On compactness, the Court rejected Appellants’ argument that the circuit court improperly relied exclusively on statistical measures. The record showed the circuit court applied a totality-of-the-evidence analysis, weighing statistical scores alongside historical maps, population density, and county and municipal splits — exactly the multifactor inquiry required by Pearson II. The Court also rejected the argument that the circuit court failed to conduct a district-by-district analysis; the circuit court had explicitly evaluated districts 4, 5, and 6, finding each more compact than the corresponding districts in the 2012 Map that this Court upheld in Pearson II. Across every major compactness metric — Polsby-Popper, Reock, Convex Hull, Schwartzberg, and IKIWISI — the 2025 Map outperformed both the 2022 and 2012 maps statewide, and the 2025 Map’s Convex Hull average of 0.802 was the best recorded for Missouri since at least 1972.

The Court reaffirmed that drawing congressional districts is a predominantly political process best left to elected representatives, and that courts are limited to determining legality — not prudence or popularity. Because the 2025 Map’s districts constitute “contiguous territory as compact and as nearly equal in population as may be” under article III, section 45, the political judgments embedded in the map are entitled to judicial respect.

Key Takeaways

  • A challenger to a Missouri congressional redistricting map bears the heavy burden of proving the map “clearly and undoubtedly” violates the state constitution; doubts are resolved in favor of constitutionality.
  • Compactness under article III, section 45 means “closely united territory” and is not determined by physical shape alone; courts must look at the totality of the evidence, including statistical measures, historical maps, population density, and county and municipal splits.
  • Statistical compactness scores are a relevant factor but not independently dispositive; a circuit court may rely on them as part of a broader, multifactor analysis without committing reversible error.
  • Each district must be examined individually for compactness, but because district boundaries are interdependent, the map as a whole remains a relevant — if secondary — consideration.
  • Partisan gerrymandering, though potentially at issue given the mid-decade redraw, is generally not subject to judicial review under federal precedent, and neither group of challengers raised such a claim.

Why It Matters

This decision clarifies the evidentiary framework Missouri courts must apply when evaluating congressional redistricting challenges, reinforcing that statistical compactness measures are useful tools — not the whole test — and that challengers face a demanding burden before courts will override legislative line-drawing.
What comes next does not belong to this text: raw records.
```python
def apply_env() -> dict:
    g = globals()
    for var, (name, conv) in _ENV.items():
        if var in os.environ:
            g[name] = conv(os.environ[var])
    return env_knobs()
```

deeppointmap_amd/ops.py:

```python
from __future__ import annotations

from typing import Optional, Tuple

import ctypes
import threading
import weakref

import torch

from . import _lib, knobs

ACT_NONE, ACT_RELU, ACT_SIGMOID = 0, 1, 2


def _ptr(t: Optional[torch.Tensor]):
    return None if t is None else t.data_ptr()


def _stream(t: torch.Tensor):
    return torch.cuda.current_stream(t.device).cuda_stream


def _chk(t: torch.Tensor, dtype, name: str):
    if not t.is_cuda:
# ... 470 lines not shown

def linear_layernorm(x: torch.Tensor, W: torch.Tensor, bias: Optional[torch.Tensor], gamma: torch.Tensor, beta: torch.Tensor,
                     act: int = ACT_NONE, pre: Optional[torch.Tensor] = None, post: Optional[torch.Tensor] = None) -> torch.Tensor:
    Cout, Cin = W.shape[0], W.shape[1]
    x2 = x.reshape(-1, x.shape[-1])
    if (knobs.GEMM_BF16X3 and knobs.GEMM_LN_BF16X3 and Cin % 32 == 0 and knobs.BF16X3_LN_MIN_K <= Cin <= knobs.BF16X3_MAX_K and Cout % 4 == 0 and W.numel() == Cout * Cin
            and x.dtype == torch.float32):
        wp = _weight_planes(W)
        if wp is not None and (bias is None or bias.data_ptr() % 16 == 0):
            if (Cout in FUSED_LN_WIDTHS and (x2.shape[0] >= FUSED_LN_MIN_ROWS or x2.shape[0] <= knobs.FUSED_LN_SMALL_ROWS)
                    and x2.is_contiguous() and knobs.FUSED_LN):
                planes, off, n = wp
                out = torch.empty(*x.shape[:-1], Cout, device=x.device, dtype=torch.float32)
                for nm, t in (("pre", pre), ("post", post)):
                    if t is not None:
                        _chk(t, torch.float32, nm)
                        if t.numel() != out.numel():
                            raise ValueError(f"{nm} must have the shape of the output")
                st = _lib.load().dpm_linear_layernorm_bf16x3(_ptr(x2), x2.stride(0), planes.data_ptr() + 2 * off, Cin, n, _ptr(bias),
                                                             _ptr(pre), _ptr(gamma), _ptr(beta), _ptr(post), _ptr(out), Cout,
                                                             x2.shape[0], Cin, Cout, act, _stream(x))
                if st == 0:
                    return out
                if st != -2:
                    _lib.check(st, "dpm_linear_layernorm_bf16x3")
            y = linear_bf16x3(x, W, bias, residual=pre)
            if y is not None:
                return layernorm(y, gamma, beta, act=act, post=post)
    if (Cout in FUSED_LN_WIDTHS and x2.shape[0] >= FUSED_LN_MIN_ROWS and W.is_contiguous() and x2.is_contiguous()
            and x.dtype == torch.float32 and Cin % 4 == 0 and knobs.FUSED_LN):
        _chk(W, torch.float32, "W")
        out = torch.empty(*x.shape[:-1], Cout, device=x.device, dtype=torch.float32)
        for n, t in (("pre", pre), ("post", post)):
            if t is not None:
                _chk(t, torch.float32, n)
                if t.numel() != out.numel():
                    raise ValueError(f"{n} must have the shape of the output")
        st = _lib.load().dpm_linear_layernorm(_ptr(x2), x2.stride(0), _ptr(W), Cin, _ptr(bias), _ptr(pre), _ptr(gamma),
                                              _ptr(beta), _ptr(post), _ptr(out), Cout, x2.shape[0], Cin, Cout, act, _stream(x))
        if st == 0:
            return out
        if st != -2:
            _lib.check(st, "dpm_linear_layernorm")
    y = linear(x, W, bias, residual=pre, exact=True)
    return layernorm(y, gamma, beta, act=act, post=post)


def _pwconv_kperm() -> torch.Tensor:
    return torch.tensor([16 * (2 * s + (e >> 2)) + 4 * g + (e & 3) for s in range(4) for g in range(4) for e in range(8)], dtype=torch.long)


def pwconv_pair(x: torch.Tensor, W1, b1, g1, be1, W2, b2, g2, be2, post: Optional[torch.Tensor]) -> Optional[torch.Tensor]:
    C, H = W1.shape[1], W1.shape[0]
    if not (knobs.FUSED_PWCONV and knobs.GEMM_BF16X3 and C == 32 and H == 128 and tuple(W2.shape[:2]) == (C, H) and x.is_cuda
            and x.dtype == torch.float32 and x.is_contiguous() and W1.numel() == C * H and W2.numel() == C * H):
        return None
    wp1 = _weight_planes(W1)
    if wp1 is None or (post is not None and (not post.is_contiguous() or post.numel() != x.numel())):
        return None
    for n, t_ in (("gamma1", g1), ("beta1", be1), ("gamma2", g2), ("beta2", be2)):
        _chk(t_, torch.float32, n)

    def make():
        Wp = W2.reshape(C, H)[:, _pwconv_kperm().to(W2.device)].contiguous()
        planes = torch.empty(3, C * H, device=W2.device, dtype=torch.int16)
        _lib.check(_lib.load().dpm_split_bf16x3(_ptr(Wp), C * H, _ptr(planes), _stream(W2)), "dpm_split_bf16x3")
        planes._dpm_keep = Wp
        return planes
    planes2 = _derived("bf16x3-planes-kperm", (W2,), make)
    planes1, off1, n1 = wp1
    x2 = x.reshape(-1, C)
    out = torch.empty_like(x)
    st = _lib.load().dpm_pwconv_pair_bf16x3(_ptr(x2), C, planes1.data_ptr() + 2 * off1, n1, _ptr(b1), _ptr(g1), _ptr(be1),
                                            planes2.data_ptr(), C * H, _ptr(b2), _ptr(g2), _ptr(be2), _ptr(post), _ptr(out),
                                            x2.shape[0], C, H, _stream(x))
    if st == -2:
        return None
    _lib.check(st, "dpm_pwconv_pair_bf16x3")
    return out
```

The ruling also confirms that mid-decade redistricting, when otherwise lawful, is not inherently infirm under the Missouri Constitution.

For practitioners and redistricting advocates, the case highlights the practical importance of building a comprehensive trial record — including expert testimony on multiple compactness metrics and comparisons to historically upheld maps — and signals that communities-of-interest arguments and post-hoc alternative maps carry limited weight absent a showing that the enacted map crosses a constitutional line. With Missouri’s referendum process for HB 1 still unresolved in the companion Maggard litigation, the ultimate fate of the 2025 Map at the ballot box remains an open question.